# Tethering and Chimping



## lennon33x (Feb 13, 2014)

Kinda sounds like a setup for a trapeze artist, no?

Here's my situation (and frustration). I love my 5D. My only complaint is that I feel like I have the worlds smallest LCD to view the images. I have two issues with this:

1.) It's too small, therefore I need to tether. So, I'm _attempting_ to tether wirelessly using a FTP mini WiFi hotspot (instead of an Eyefi card). If this fails miserably, I'll try the EyeFi, but alas I would need an SD to CF converter. The 5D's firmware protocol is too old for something like LR5 on OSx Mavericks. I'm sorry but the new updated OS and LR trump my need to tether wired. 

2.) This tends to lead me to more chimping. Shoot, then look. Shoot then look. 


Thoughts? Feelings?


----------



## vimwiz (Feb 13, 2014)

Ive got a T3 and I never use the screen hardly at all, then again I do shoot film quite a bit, so maybe its a habit. Just shoot a lot (exposure bracketing or burst mode?) and check later


----------



## EIngerson (Feb 13, 2014)

For one, Chimping isn't just looking at you LCD. It's when you look at your LCD and elbow the photographer next to you exclaiming "Oooooh, oooohhh oooohhhhh&#8230;&#8230;Look at this one!!!!"  That's chomping.


----------



## lennon33x (Feb 13, 2014)

EIngerson said:


> For one, Chimping isn't just looking at you LCD. It's when you look at your LCD and elbow the photographer next to you exclaiming "Oooooh, oooohhh oooohhhhh&#8230;&#8230;Look at this one!!!!"  That's chomping.
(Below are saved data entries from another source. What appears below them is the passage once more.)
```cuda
void plan_for(const mdb_gemm_desc* d, int ctas, bool allow_split, Plan* pl) {
  const int m_tiles = (int)(((long long)d->n_img * d->h_out * d->w_out + kBlockM - 1) / kBlockM);
  pl->m_tiles = m_tiles;
  pl->ctas = ctas;
  pl->m_groups = (m_tiles + ctas - 1) / ctas;
  pl->kb_total = d->taps_h * d->taps_w * ((d->c0 + d->c1) / 64);
  const int sms = num_sms();
  const int clusters = sms / ctas;
  int bn_choice = 0;
  if (d->epi_mode == 1) {
    bn_choice = 256;
  } else if (d->force_block_n) {
    bn_choice = d->force_block_n;
  } else {
    const int cands[4] = {256, 160, 128, 64};
    double best = 1e30;
    for (int i = 0; i < 4; ++i) {
      const int bn = cands[i];
      if (bn == 64 && d->n_out >= 128) continue;
      const int nt = (d->n_out + bn - 1) / bn;
      const long long groups = (long long)pl->m_groups * nt;
      const long long waves = (groups + clusters - 1) / clusters;
      const double cost = (double)waves * (bn < 96 ? 96 : bn) * 1.0 + (double)waves * 6.0;
      if (cost < best - 1e-9) best = cost, bn_choice = bn;
    }
  }
  pl->block_n = bn_choice;
  pl->n_tiles = (d->n_out + bn_choice - 1) / bn_choice;
  int splits = 1;
  const long long ctas_total = (long long)m_tiles * pl->n_tiles;
  if (!allow_split) {
    splits = 1;
  } else if (d->force_splits > 0) {
    splits = d->force_splits;
  } else if (d->epi_mode == 0 && !d->ln_stats && !d->stats_out && d->workspace && ctas_total * 2 <= sms && pl->kb_total >= 16) {
    splits = (int)(sms / ctas_total);
    if (splits > pl->kb_total / 8) splits = pl->kb_total / 8;
    if (splits > 16) splits = 16;
    if (splits < 1) splits = 1;
  }
  if (splits > pl->kb_total) splits = pl->kb_total;
  if (splits > 1) {
    const size_t need = (size_t)splits * d->n_img * d->h_out * d->w_out * d->n_out * sizeof(float);
    if (!d->workspace || d->workspace_bytes < need || d->epi_mode != 0 || d->ln_stats || d->stats_out) splits = 1;
  }
  pl->kb_per_split = (pl->kb_total + splits - 1) / splits;
  pl->splits = (pl->kb_total + pl->kb_per_split - 1) / pl->kb_per_split;
}

void make_plan(const mdb_gemm_desc* d, Plan* pl) {
  if (d->kernel_variant == 3) return plan_for(d, 2, false, pl);
  plan_for(d, 1, d->kernel_variant != 4, pl);
}

template <int BN, int CTAS>
int launch(const CUtensorMap& tA0, const CUtensorMap& tA1, const CUtensorMap& tB, const GemmParams& gp, cudaStream_t st) {
  using Cfg = WgGemmCfg<BN, CTAS>;
  static bool attr_set = false;
  if (!attr_set) {
    cudaError_t e = cudaFuncSetAttribute(gemm_wgmma_kernel<BN, CTAS>, cudaFuncAttributeMaxDynamicSharedMemorySize, Cfg::kSmemBytes);
    if (e != cudaSuccess) return set_error(MDB_ERR_CUDA, "cudaFuncSetAttribute: %s", cudaGetErrorString(e));
    attr_set = true;
  }
  const long long total = (long long)gp.m_groups * gp.n_tiles * gp.splits;
  const int clusters_max = num_sms() / CTAS;
  const int clusters = (int)(total < clusters_max ? total : clusters_max);
  cudaLaunchConfig_t cfg = {};
  cfg.gridDim = dim3(clusters * CTAS);
  cfg.blockDim = dim3(Cfg::kThreads);
  cfg.dynamicSmemBytes = Cfg::kSmemBytes;
  cfg.stream = st;
  cudaLaunchAttribute attr[2];
  attr[0].id = cudaLaunchAttributeClusterDimension;
  attr[0].val.clusterDim.x = CTAS;
  attr[0].val.clusterDim.y = 1;
  attr[0].val.clusterDim.z = 1;
  add_pdl_attr(cfg, attr, 1);
  cudaError_t e = cudaLaunchKernelEx(&cfg, gemm_wgmma_kernel<BN, CTAS>, tA0, tA1, tB, gp);
  if (e == cudaSuccess) e = cudaGetLastError();
  if (e != cudaSuccess) return set_error(MDB_ERR_CUDA, "gemm_wgmma_kernel<%d,%d> launch: %s", BN, CTAS, cudaGetErrorString(e));
  return MDB_OK;
}

template <int CTAS>
int launch_bn(int block_n, const CUtensorMap& tA0, const CUtensorMap& tA1, const CUtensorMap& tB, const GemmParams& gp,
              cudaStream_t st) {
  switch (block_n) {
    case 256: return launch<256, CTAS>(tA0, tA1, tB, gp, st);
    case 160: return launch<160, CTAS>(tA0, tA1, tB, gp, st);
    case 128: return launch<128, CTAS>(tA0, tA1, tB, gp, st);
    case 64: return launch<64, CTAS>(tA0, tA1, tB, gp, st);
    default: return set_error(MDB_ERR_UNSUPPORTED, "mdb_gemm_conv: unsupported block_n %d", block_n);
  }
}

}

extern "C" int mdb_gemm_conv_launches(const mdb_gemm_desc* d) {
  if (validate(d) != MDB_OK) return MDB_ERR_INVALID;
  Plan pl;
  make_plan(d, &pl);
  return pl.splits > 1 ? 2 : 1;
}

extern "C" int mdb_gemm_conv_stats_parts(const mdb_gemm_desc* d) {
  if (validate(d) != MDB_OK) return MDB_ERR_INVALID;
  Plan pl;
  make_plan(d, &pl);
  return pl.n_tiles;
}

extern "C" int mdb_gemm_conv_plan(const mdb_gemm_desc* d, int* plan) {
  if (validate(d) != MDB_OK) return MDB_ERR_INVALID;
  Plan pl;
  make_plan(d, &pl);
  const long long walk = (long long)pl.m_groups * pl.n_tiles * pl.splits;
  const int clusters = num_sms() / pl.ctas;
  plan[0] = pl.block_n;
  plan[1] = pl.m_tiles;
  plan[2] = pl.n_tiles;
  plan[3] = pl.splits;
  plan[4] = (int)((walk + clusters - 1) / clusters);
  return MDB_OK;
}

extern "C" int mdb_gemm_conv(const mdb_gemm_desc* d, void* stream) {
  int rc = validate(d);
  if (rc != MDB_OK) return rc;
  if (d->ln_stats && (d->taps_h != 1 || d->taps_w != 1 || !d->ln_colsum || d->ln_parts <= 0))
    return set_error(MDB_ERR_INVALID, "mdb_gemm_conv: a folded LayerNorm needs a 1x1 GEMM, ln_colsum and ln_parts");
  Plan pl;
  make_plan(d, &pl);
  if (d->epi_mode == 1 && pl.block_n != 256) return set_error(MDB_ERR_UNSUPPORTED, "GEGLU needs block_n 256");
  cudaStream_t st = static_cast<cudaStream_t>(stream);

  const bool im2col = d->taps_h != 1 || d->taps_w != 1 || d->stride != 1 || d->pad_h || d->pad_w ||
                      d->h_in != d->h_out || d->w_in != d->w_out;
  CUtensorMap tA0, tA1, tB;
  if (!make_act_map(&tA0, d->a0, d->c0, d->lda0, d, im2col))
    return set_error(MDB_ERR_CUDA, "cuTensorMapEncode%s(A0) failed (c=%d ld=%d n=%d h=%d w=%d taps=%dx%d pad=%dx%d s=%d)",
                     im2col ? "Im2col" : "Tiled", d->c0, d->lda0, d->n_img, d->h_in, d->w_in, d->taps_h, d->taps_w,
                     d->pad_h, d->pad_w, d->stride);
  if (d->c1 > 0) {
    if (!make_act_map(&tA1, d->a1, d->c1, d->lda1, d, im2col))
      return set_error(MDB_ERR_CUDA, "cuTensorMapEncode%s(A1) failed", im2col ? "Im2col" : "Tiled");
// ... 3 lines not shown
  const int ktot = d->taps_h * d->taps_w * (d->c0 + d->c1);
  if (!make_w_map(&tB, d->w, d->n_out, ktot, pl.block_n / pl.ctas))
    return set_error(MDB_ERR_CUDA, "cuTensorMapEncodeTiled(W) failed (n=%d k=%d)", d->n_out, ktot);

  GemmParams gp;
  memset(&gp, 0, sizeof(gp));
  gp.n_img = d->n_img, gp.h_out = d->h_out, gp.w_out = d->w_out, gp.n_out = d->n_out;
  gp.taps_h = d->taps_h, gp.taps_w = d->taps_w, gp.stride = d->stride, gp.pad_h = d->pad_h, gp.pad_w = d->pad_w;
  gp.cblocks0 = d->c0 / 64, gp.cblocks1 = d->c1 / 64;
  gp.im2col = im2col;
  gp.m_tiles = pl.m_tiles, gp.n_tiles = pl.n_tiles, gp.splits = pl.splits;
  gp.m_groups = pl.m_groups;
  gp.kb_per_split = pl.kb_per_split;
  gp.epi_mode = pl.splits > 1 ? EPI_PARTIAL_F32 : d->epi_mode;
  gp.out_is_f32 = d->out_is_f32;
  gp.bias = d->bias, gp.rowbias = d->rowbias, gp.rowbias_ld = d->rowbias_ld;
  gp.residual = static_cast<const __nv_bfloat16*>(d->residual), gp.ldr = d->ldr;
  gp.out = d->out, gp.ldo = d->ldo, gp.out_scale = d->out_scale;
  gp.partial = static_cast<float*>(d->workspace);
  gp.ln_stats = d->ln_stats, gp.ln_parts = d->ln_parts, gp.ln_eps = d->ln_eps, gp.ln_colsum = d->ln_colsum;
  gp.ln_inv_c = 1.0f / (float)(d->c0 + d->c1);
  gp.stats_out = d->stats_out;

  rc = pl.ctas == 2 ? launch_bn<2>(pl.block_n, tA0, tA1, tB, gp, st) : launch_bn<1>(pl.block_n, tA0, tA1, tB, gp, st);
  if (rc != MDB_OK) return rc;
  if (pl.splits > 1) {
    const long long pixels = (long long)d->n_img * d->h_out * d->w_out;
    const long long total4 = pixels * d->n_out / 4;
    const int threads = 256;
    const int blocks = (int)((total4 + threads - 1) / threads);
    cudaError_t e = launch_pdl(splitk_finalize_kernel, dim3(blocks), dim3(threads), 0, st,
                               static_cast<const float*>(d->workspace), pl.splits, pixels, d->n_out, d->h_out * d->w_out,
                               d->bias, d->rowbias, d->rowbias_ld, static_cast<const __nv_bfloat16*>(d->residual), d->ldr,
                               d->out, d->ldo, d->out_is_f32, d->out_scale);
    if (e == cudaSuccess) e = cudaGetLastError();
    if (e != cudaSuccess) return set_error(MDB_ERR_CUDA, "splitk_finalize launch: %s", cudaGetErrorString(e));
  }
  return MDB_OK;
}
```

What if I'm by myself? Doesn't that just make me crazy?


----------



## EIngerson (Feb 13, 2014)

reavesce said:


> EIngerson said:
> 
> 
> > For one, Chimping isn't just looking at you LCD. It's when you look at your LCD and elbow the photographer next to you exclaiming "Oooooh, oooohhh oooohhhhh&#8230;&#8230;Look at this one!!!!"  That's chomping.
> ...





&#8230;&#8230;&#8230;&#8230;..yes.  lol


----------



## lennon33x (Feb 14, 2014)

Ok andddddd update. 

FTP Wifi hotspot failed miserably. Mavericks recognized the memory card on the camera but the hotspot couldn't. Not sure why. 

Got the EyeFi card with SD converter. Holy. Crap. It. Is. So. Slow. 

It would take me two hours to just to set up. It keeps disconnecting from the iPad. It just can't keep up with my workflow. Looks like I'll continue to chimp. 

On a side note, Image Capture allows me to _somewhat_ tether. If I can figure out a way to get the images to pop up larger, it might work out. 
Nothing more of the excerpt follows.